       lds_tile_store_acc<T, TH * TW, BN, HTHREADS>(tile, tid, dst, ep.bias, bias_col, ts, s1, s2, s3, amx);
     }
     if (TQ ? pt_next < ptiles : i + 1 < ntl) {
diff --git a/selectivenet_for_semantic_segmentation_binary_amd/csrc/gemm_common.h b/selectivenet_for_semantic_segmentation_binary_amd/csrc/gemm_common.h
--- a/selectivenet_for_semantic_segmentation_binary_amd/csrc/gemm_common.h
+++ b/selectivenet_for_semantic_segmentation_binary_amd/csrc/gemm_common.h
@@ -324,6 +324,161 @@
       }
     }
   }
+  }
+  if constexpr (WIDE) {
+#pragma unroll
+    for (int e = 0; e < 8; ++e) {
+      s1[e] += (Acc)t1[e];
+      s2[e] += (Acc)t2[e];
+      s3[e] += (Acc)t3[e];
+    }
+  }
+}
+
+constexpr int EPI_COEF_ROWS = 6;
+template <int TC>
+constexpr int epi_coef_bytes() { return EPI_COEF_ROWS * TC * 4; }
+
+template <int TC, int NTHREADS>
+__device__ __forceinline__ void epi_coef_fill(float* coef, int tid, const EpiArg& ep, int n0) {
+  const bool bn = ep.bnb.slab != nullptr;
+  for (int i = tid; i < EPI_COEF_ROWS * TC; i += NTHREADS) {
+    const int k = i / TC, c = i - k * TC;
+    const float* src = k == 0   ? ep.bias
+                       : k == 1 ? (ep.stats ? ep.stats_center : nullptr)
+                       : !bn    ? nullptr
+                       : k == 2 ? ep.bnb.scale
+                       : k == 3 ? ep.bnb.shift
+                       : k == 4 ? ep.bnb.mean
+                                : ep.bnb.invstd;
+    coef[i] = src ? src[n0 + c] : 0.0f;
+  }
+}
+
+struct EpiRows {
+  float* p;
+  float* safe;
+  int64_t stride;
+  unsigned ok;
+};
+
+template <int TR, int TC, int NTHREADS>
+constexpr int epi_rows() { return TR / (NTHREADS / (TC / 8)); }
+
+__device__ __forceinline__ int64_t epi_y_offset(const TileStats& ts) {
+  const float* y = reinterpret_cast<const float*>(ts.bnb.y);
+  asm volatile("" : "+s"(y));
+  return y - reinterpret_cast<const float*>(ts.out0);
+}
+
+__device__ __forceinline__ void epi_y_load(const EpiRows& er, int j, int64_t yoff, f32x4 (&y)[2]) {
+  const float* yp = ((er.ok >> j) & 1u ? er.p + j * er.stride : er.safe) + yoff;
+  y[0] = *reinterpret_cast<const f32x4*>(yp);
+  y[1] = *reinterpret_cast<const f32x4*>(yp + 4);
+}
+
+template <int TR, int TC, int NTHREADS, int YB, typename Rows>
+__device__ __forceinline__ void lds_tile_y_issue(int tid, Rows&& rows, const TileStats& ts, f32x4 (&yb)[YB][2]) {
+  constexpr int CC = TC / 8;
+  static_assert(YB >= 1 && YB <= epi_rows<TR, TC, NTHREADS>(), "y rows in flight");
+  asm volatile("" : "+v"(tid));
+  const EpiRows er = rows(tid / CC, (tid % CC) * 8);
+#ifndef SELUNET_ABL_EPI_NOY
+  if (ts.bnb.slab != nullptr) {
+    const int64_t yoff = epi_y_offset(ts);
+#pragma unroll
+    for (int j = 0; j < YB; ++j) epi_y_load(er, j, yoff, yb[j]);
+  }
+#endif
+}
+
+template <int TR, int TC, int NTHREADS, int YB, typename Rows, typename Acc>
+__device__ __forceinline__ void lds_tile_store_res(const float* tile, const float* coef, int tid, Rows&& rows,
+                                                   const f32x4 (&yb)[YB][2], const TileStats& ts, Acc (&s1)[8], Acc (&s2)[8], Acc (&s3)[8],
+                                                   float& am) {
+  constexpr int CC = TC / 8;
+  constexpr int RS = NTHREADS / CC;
··········
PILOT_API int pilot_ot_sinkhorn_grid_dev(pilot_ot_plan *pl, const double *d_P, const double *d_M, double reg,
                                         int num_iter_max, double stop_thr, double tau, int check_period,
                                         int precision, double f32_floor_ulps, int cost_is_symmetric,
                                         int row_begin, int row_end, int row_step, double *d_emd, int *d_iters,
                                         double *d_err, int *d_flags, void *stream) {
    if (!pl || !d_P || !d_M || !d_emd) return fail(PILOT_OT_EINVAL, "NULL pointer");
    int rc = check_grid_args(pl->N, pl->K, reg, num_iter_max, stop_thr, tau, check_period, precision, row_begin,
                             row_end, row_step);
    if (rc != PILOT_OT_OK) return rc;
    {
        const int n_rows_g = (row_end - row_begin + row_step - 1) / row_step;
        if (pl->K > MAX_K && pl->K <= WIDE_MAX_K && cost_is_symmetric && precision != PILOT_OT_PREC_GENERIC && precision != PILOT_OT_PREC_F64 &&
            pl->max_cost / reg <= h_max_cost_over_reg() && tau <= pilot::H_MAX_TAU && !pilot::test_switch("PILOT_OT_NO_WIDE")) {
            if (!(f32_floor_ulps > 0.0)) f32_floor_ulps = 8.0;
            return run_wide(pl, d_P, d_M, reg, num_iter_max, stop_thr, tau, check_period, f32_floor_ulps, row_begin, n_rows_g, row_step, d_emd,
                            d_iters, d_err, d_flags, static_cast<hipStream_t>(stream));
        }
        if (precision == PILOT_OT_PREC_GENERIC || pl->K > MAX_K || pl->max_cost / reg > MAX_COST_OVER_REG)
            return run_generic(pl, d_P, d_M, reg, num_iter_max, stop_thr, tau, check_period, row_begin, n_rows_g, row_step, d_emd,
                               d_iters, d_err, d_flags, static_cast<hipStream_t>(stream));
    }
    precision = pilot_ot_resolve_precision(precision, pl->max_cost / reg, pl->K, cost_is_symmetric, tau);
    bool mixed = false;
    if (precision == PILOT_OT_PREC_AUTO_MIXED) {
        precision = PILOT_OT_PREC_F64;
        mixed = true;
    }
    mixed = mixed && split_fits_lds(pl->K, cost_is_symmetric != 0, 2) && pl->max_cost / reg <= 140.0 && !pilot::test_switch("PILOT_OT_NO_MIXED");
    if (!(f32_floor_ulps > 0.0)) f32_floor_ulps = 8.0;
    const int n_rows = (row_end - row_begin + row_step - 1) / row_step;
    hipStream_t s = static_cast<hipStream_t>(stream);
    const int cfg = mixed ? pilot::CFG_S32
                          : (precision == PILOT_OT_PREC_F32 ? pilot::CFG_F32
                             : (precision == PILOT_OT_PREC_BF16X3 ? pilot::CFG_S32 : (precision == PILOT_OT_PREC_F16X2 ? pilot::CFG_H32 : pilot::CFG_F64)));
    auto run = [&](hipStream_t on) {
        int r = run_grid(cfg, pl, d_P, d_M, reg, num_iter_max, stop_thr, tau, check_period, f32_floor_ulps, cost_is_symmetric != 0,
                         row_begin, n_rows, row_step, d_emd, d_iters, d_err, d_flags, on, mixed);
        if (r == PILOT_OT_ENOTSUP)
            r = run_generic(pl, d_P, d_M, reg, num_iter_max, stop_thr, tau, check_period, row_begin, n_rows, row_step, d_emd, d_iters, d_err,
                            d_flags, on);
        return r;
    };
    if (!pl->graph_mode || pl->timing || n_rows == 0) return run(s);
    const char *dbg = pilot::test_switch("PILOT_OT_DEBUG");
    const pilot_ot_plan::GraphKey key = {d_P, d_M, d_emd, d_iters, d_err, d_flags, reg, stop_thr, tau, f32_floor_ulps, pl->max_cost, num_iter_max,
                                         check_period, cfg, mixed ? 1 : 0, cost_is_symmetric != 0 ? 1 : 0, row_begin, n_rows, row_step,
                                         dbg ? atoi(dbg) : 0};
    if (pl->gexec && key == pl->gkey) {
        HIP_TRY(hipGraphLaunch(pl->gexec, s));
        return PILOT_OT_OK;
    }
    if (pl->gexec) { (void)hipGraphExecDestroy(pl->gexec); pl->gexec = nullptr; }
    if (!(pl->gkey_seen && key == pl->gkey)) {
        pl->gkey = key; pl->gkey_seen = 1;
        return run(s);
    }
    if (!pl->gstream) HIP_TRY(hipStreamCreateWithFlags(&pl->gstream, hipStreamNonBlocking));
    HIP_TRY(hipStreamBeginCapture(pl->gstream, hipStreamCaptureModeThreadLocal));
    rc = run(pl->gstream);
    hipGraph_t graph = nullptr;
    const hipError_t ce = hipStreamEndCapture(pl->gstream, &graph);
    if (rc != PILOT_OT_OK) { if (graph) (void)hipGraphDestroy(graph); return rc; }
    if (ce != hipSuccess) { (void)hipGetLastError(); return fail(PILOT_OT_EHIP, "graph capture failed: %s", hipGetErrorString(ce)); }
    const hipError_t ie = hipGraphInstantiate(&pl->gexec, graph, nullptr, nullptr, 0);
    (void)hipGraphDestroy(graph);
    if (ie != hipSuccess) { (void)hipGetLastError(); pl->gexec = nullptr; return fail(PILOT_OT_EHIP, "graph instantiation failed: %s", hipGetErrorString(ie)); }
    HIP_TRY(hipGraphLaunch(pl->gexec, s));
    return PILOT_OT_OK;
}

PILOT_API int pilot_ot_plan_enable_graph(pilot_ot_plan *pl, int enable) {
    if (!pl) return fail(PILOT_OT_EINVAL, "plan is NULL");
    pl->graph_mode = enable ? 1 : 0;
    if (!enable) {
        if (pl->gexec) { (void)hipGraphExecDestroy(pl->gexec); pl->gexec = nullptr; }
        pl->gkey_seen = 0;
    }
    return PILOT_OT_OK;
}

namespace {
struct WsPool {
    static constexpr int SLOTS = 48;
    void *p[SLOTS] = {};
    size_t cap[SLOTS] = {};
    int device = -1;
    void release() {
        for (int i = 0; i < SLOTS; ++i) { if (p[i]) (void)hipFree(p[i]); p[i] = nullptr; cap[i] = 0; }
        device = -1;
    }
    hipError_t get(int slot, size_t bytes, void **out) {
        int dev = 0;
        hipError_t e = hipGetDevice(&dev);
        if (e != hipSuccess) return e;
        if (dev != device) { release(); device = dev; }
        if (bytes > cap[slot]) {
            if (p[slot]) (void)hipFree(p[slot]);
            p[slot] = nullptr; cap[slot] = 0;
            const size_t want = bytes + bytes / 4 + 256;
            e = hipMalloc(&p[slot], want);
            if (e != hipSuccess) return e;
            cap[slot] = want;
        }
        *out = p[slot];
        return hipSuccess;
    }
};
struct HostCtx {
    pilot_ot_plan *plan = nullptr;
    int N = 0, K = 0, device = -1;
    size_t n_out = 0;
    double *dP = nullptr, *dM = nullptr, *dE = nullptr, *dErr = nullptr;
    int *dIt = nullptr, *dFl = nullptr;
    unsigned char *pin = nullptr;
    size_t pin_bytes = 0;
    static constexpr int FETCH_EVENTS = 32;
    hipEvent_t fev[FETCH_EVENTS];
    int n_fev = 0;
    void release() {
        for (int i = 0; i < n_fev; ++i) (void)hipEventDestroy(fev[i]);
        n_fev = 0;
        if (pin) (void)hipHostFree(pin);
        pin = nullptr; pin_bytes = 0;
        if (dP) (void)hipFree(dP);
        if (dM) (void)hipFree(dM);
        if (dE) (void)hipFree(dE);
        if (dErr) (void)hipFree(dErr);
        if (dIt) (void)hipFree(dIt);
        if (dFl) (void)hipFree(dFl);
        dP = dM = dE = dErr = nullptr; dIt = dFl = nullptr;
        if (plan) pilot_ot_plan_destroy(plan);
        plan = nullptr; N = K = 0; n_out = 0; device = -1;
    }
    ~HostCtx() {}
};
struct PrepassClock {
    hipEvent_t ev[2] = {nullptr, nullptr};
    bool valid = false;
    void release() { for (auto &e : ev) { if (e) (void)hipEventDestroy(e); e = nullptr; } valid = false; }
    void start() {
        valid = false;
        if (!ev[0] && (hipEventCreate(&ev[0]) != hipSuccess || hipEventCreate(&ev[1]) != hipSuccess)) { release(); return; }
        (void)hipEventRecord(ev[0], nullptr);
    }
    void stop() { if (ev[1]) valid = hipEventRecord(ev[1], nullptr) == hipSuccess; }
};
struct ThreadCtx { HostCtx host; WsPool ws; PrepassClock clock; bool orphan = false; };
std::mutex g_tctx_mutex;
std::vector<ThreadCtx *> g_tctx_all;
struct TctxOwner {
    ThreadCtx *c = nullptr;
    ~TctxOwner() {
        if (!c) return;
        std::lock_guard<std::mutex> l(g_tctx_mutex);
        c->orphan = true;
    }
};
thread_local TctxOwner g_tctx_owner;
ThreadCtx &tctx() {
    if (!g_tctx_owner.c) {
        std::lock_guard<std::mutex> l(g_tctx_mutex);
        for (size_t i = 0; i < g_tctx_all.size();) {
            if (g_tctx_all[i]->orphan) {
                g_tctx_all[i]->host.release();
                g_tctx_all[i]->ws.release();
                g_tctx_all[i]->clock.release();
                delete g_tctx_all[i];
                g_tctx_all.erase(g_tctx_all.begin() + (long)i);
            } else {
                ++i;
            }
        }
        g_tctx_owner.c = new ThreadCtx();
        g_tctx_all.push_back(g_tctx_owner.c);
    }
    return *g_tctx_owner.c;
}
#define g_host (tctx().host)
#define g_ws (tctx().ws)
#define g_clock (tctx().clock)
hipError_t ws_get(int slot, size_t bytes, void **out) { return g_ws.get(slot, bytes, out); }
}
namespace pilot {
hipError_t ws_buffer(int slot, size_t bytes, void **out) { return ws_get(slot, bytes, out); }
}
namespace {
··········
Only the number is wanted: how many lines in the entries above include the word "safe"?

Task answer —
2